Telling the story of a man crushed by a lover’s exit, “The Tracks of My Tears” is truly a painful depiction of rejection and false appearances. It’s sadness can be forgotten in the cathartic release of the ballad it is weaved into, but like all great music, the mixture of these two components is what allows for a dynamic and rounded portrait of the human experience, expelling drama, sadness, and sincerity within three minutes.

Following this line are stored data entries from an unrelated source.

diff --git a/primestereomatch_amd/csrc/psm_kernels.h b/primestereomatch_amd/csrc/psm_kernels.h
--- a/primestereomatch_amd/csrc/psm_kernels.h
+++ b/primestereomatch_amd/csrc/psm_kernels.h
@@ -18,6 +18,7 @@
     int flags;
     int dstep = 1;
     int inflight = 1;
+    int key_tall = -1;
     int ybeg = 0, yend = 0;
     int y0(int H) const { (void)H; return yend > ybeg ? ybeg : 0; }
     int y1(int H) const { return yend > ybeg ? yend : H; }
@@ -59,6 +60,7 @@
     int ngroups, nsegs, seg_rows, DC, nchunks, nbmax, nxcd;
     int cols;
     bool narrow;
+    int tall = 0, short_rows = 0;
     size_t rec_per_chunk;
     int rec_bytes;
     size_t scratch_bytes() const { return rec_per_chunk * (size_t)nchunks * rec_bytes; }
diff --git a/primestereomatch_amd/csrc/psm_pc.hip b/primestereomatch_amd/csrc/psm_pc.hip
--- a/primestereomatch_amd/csrc/psm_pc.hip
+++ b/primestereomatch_amd/csrc/psm_pc.hip
@@ -80,6 +80,58 @@
         if (i == k && i < ns) c = side ? lv.cnt[1][i] : lv.cnt[0][i];
     return c;
 }
+struct PcGroupItem { int g, gi, gn; };
+__host__ __device__ __forceinline__ PcGroupItem pc_live_item(const PcLive &lv, int side, int idx)
+{
+    int g, gi = idx, gn = lv.full;
+    const int pre = side ? lv.pre[1] : lv.pre[0], ns = side ? lv.nshort[1] : lv.nshort[0];
+    if (gi < pre * lv.full) { g = gi / lv.full; gi -= g * lv.full; }
+    else {
+        gi -= pre * lv.full;
+        g = pre;
+        bool found = false;
+#pragma unroll
+        for (int k = 0; k < PC_LIVE_MAX; ++k) {
+            const int c = side ? lv.cnt[1][k] : lv.cnt[0][k];
+            if (!found && k < ns) {
+                if (gi < c) { found = true; gn = c; }
+                else { gi -= c; ++g; }
+            }
+        }
+        if (!found) { const int q = gi / lv.full; g += q; gi -= q * lv.full; }
+    }
+    return PcGroupItem{g, gi, gn};
+}
+__host__ __device__ __forceinline__ int pc_part_count(int n, int permille, int part)
+{
+    const int t = (int)((long long)n * permille / 1000);
+    return part ? n - t : t;
+}
+inline PcLive pc_live_part(const PcLive &lv, int ngroups, int permille, int part)
+{
+    PcLive p = lv;
+    p.full = pc_part_count(lv.full, permille, part);
+    for (int side = 0; side < 2; ++side) {
+        p.tot[side] = 0;
+        for (int g = 0; g < ngroups; ++g) p.tot[side] += pc_part_count(pc_live_count(lv, side, g), permille, part);
+        for (int i = 0; i < PC_LIVE_MAX; ++i) p.cnt[side][i] = pc_part_count(lv.cnt[side][i], permille, part);
+    }
+    return p;
+}
+struct PcKeyCut {
+    PcLive tall, shrt;
+    int nsegs, seg_rows;
+};
+inline int pc_key_blocks(const PcKeyCut &kc, int nxcd)
+{
+    int m = 0;
+    for (int side = 0; side < 2; ++side) {
+        const int nt = kc.tall.tot[side], ns = kc.nsegs * kc.shrt.tot[side];
+        const int p = (nt + nxcd - 1) / nxcd + (ns + nxcd - 1) / nxcd;
+        m = p > m ? p : m;
+    }
+    return nxcd * m;
+}
 struct PcSel {
     int sel, step;
     int nxcd;
@@ -87,8 +139,9 @@
     unsigned long long rec_total;
     int dstep;
     PcLive live;
+    PcKeyCut key;
 };
-__device__ __forceinline__ int pc_spread(const PcSel &o, int n, int i)
+__host__ __device__ __forceinline__ int pc_spread(const PcSel &o, int n, int i)
 {
     if (o.spread > 1) {
         int r = 0, base = 0;
@@ -100,6 +153,40 @@
         i = (i - base) * o.spread + r;
     }
     return i;
+}
+
+struct PcKeyItem { int valid, part, seg, g, sl, y0, y1; };
+__host__ __device__ __forceinline__ PcKeyItem pc_key_block(const PcSel &o, int side, int id, int ybeg, int yend)
+{
+    const PcKeyCut &kc = o.key;
+    const int nxcd = o.nxcd;
+    PcKeyItem it = {};
+    int pos, n;
+    const int ttot = side ? kc.tall.tot[1] : kc.tall.tot[0], stot = side ? kc.shrt.tot[1] : kc.shrt.tot[0];
+    const int nt = ttot, ns = kc.nsegs * stot;
+    const int xcd = id % nxcd, jj = id / nxcd;
+    const int tq = nt / nxcd, tr = nt - tq * nxcd, tn = tq + (xcd < tr ? 1 : 0), t0 = xcd * tq + (xcd < tr ? xcd : tr);
+    const int sq = ns / nxcd, sr = ns - sq * nxcd, sn = sq + (xcd < sr ? 1 : 0), s0 = xcd * sq + (xcd < sr ? xcd : sr);
+    if (id < 0 || jj >= tn + sn) return it;
+    it.valid = 1;
+    if (jj < tn) {
+        const PcGroupItem gi = pc_live_item(kc.tall, side, t0 + jj);
+        it.g = gi.g; pos = gi.gi;
+        n = gi.gn + pc_live_count(kc.shrt, side, gi.g);
+        it.y0 = ybeg; it.y1 = yend;
+    } else {
+        const int idx = s0 + jj - tn;
+        it.part = 1;
+        it.seg = idx / stot;
+        const PcGroupItem gi = pc_live_item(kc.shrt, side, idx - it.seg * stot);
+        const int first = pc_live_count(kc.tall, side, gi.g);
+        it.g = gi.g; pos = first + gi.gi;
+        n = first + gi.gn;
+        it.y0 = ybeg + it.seg * kc.seg_rows;
+        it.y1 = it.y0 + kc.seg_rows < yend ? it.y0 + kc.seg_rows : yend;
+    }
+    it.sl = pc_sel_index(o.sel, o.step, o.live.lo + pc_spread(o, n, pos));
+    return it;
 }
 
 template <bool VEC4, int CVC, int MODE, bool U8 = false, bool BATCH = false, int VAR = 0, bool NARROW = false>
@@ -149,44 +236,35 @@
     int id = blockIdx.x;
     const int npairs = ngroups * nsegs;
     const PcLive &lv = dyn.live;
-    const int ltot = s1 ? lv.tot[1] : lv.tot[0];
-    const int nitems = nsegs * ltot;
-    const int ipx = (nitems + dyn.nxcd - 1) / dyn.nxcd;
-    const int xcd = id % dyn.nxcd, jj = id / dyn.nxcd;
-    const int item = xcd * ipx + jj;
-    if (jj >= ipx || item >= nitems) return;
+    int seg, g, gi = 0, gn = 0, y0, y1;
+    int slk = 0;
+    if constexpr (MODE == 2 && !BATCH) {
+        const PcKeyItem it = pc_key_block(dyn, s1 ? 1 : 0, id, ybeg, yend);
+        if (!it.valid) return;
+        seg = it.seg; g = it.g; slk = it.sl; y0 = it.y0; y1 = it.y1;
+    } else {
+        const int ltot = s1 ? lv.tot[1] : lv.tot[0];
+        const int nitems = nsegs * ltot;
+        const int ipx = (nitems + dyn.nxcd - 1) / dyn.nxcd;
+        const int xcd = id % dyn.nxcd, jj = id / dyn.nxcd;
+        const int item = xcd * ipx + jj;
+        if (jj >= ipx || item >= nitems) return;
+        seg = item / ltot;
+        const PcGroupItem it = pc_live_item(lv, s1 ? 1 : 0, item - seg * ltot);
+        g = it.g; gi = it.gi; gn = it.gn;
+        y0 = ybeg + seg * seg_rows; y1 = min(yend, y0 + seg_rows);
+    }
     if (ts != nullptr && threadIdx.x == 0) {
         (void)__hip_atomic_fetch_min(ts, (unsigned long long)wall_clock64(), __ATOMIC_RELAXED, __HIP_MEMORY_SCOPE_AGENT);
         if (blockIdx.x == 0 && blockIdx.y == 0) ts[2 * PC_TS_SLOTS] = (unsigned long long)MODE;
     }
-    const int seg = item / ltot;
-    int g, gi = item - seg * ltot, gn = lv.full;
-    {
-        const int pre = s1 ? lv.pre[1] : lv.pre[0], ns = s1 ? lv.nshort[1] : lv.nshort[0];
-        if (gi < pre * lv.full) { g = gi / lv.full; gi -= g * lv.full; }
-        else {
-            gi -= pre * lv.full;
-            g = pre;
-            bool found = false;
-#pragma unroll
-            for (int k = 0; k < PC_LIVE_MAX; ++k) {
-                const int c = s1 ? lv.cnt[1][k] : lv.cnt[0][k];
-                if (!found && k < ns) {
-                    if (gi < c) { found = true; gn = c; }
-                    else { gi -= c; ++g; }
-                }
-            }
-            if (!found) { const int q = gi / lv.full; g += q; gi -= q * lv.full; }
-        }
-    }
     const int pair = seg * ngroups + g;
     const int ch = lv.lo + gi;
-    const int sl0 = pc_sel_index(dyn.sel, dyn.step, MODE == 2 ? lv.lo + pc_spread(dyn, gn, gi) : ch);
+    const int sl0 = MODE == 2 && !BATCH ? slk : pc_sel_index(dyn.sel, dyn.step, MODE == 2 ? lv.lo + pc_spread(dyn, gn, gi) : ch);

What makes Smokey so special is his ability to write a complex notion with a minimalistic simplicity. The bridge to the song begins “Outside I’m masquerading, inside my hope is fading,” just eight words that are able to specifically outline the duality of mind and appearance in a universal capacity, while also rhyming. The verse continues “Just a clown oh yeah, since you put me down/ My smile is my makeup, I wear since my breakup with you.” He connects the feeling of being a clown to wearing metaphorical makeup as a way to mask his sadness, referencing the image of the fool in the first verse of the song.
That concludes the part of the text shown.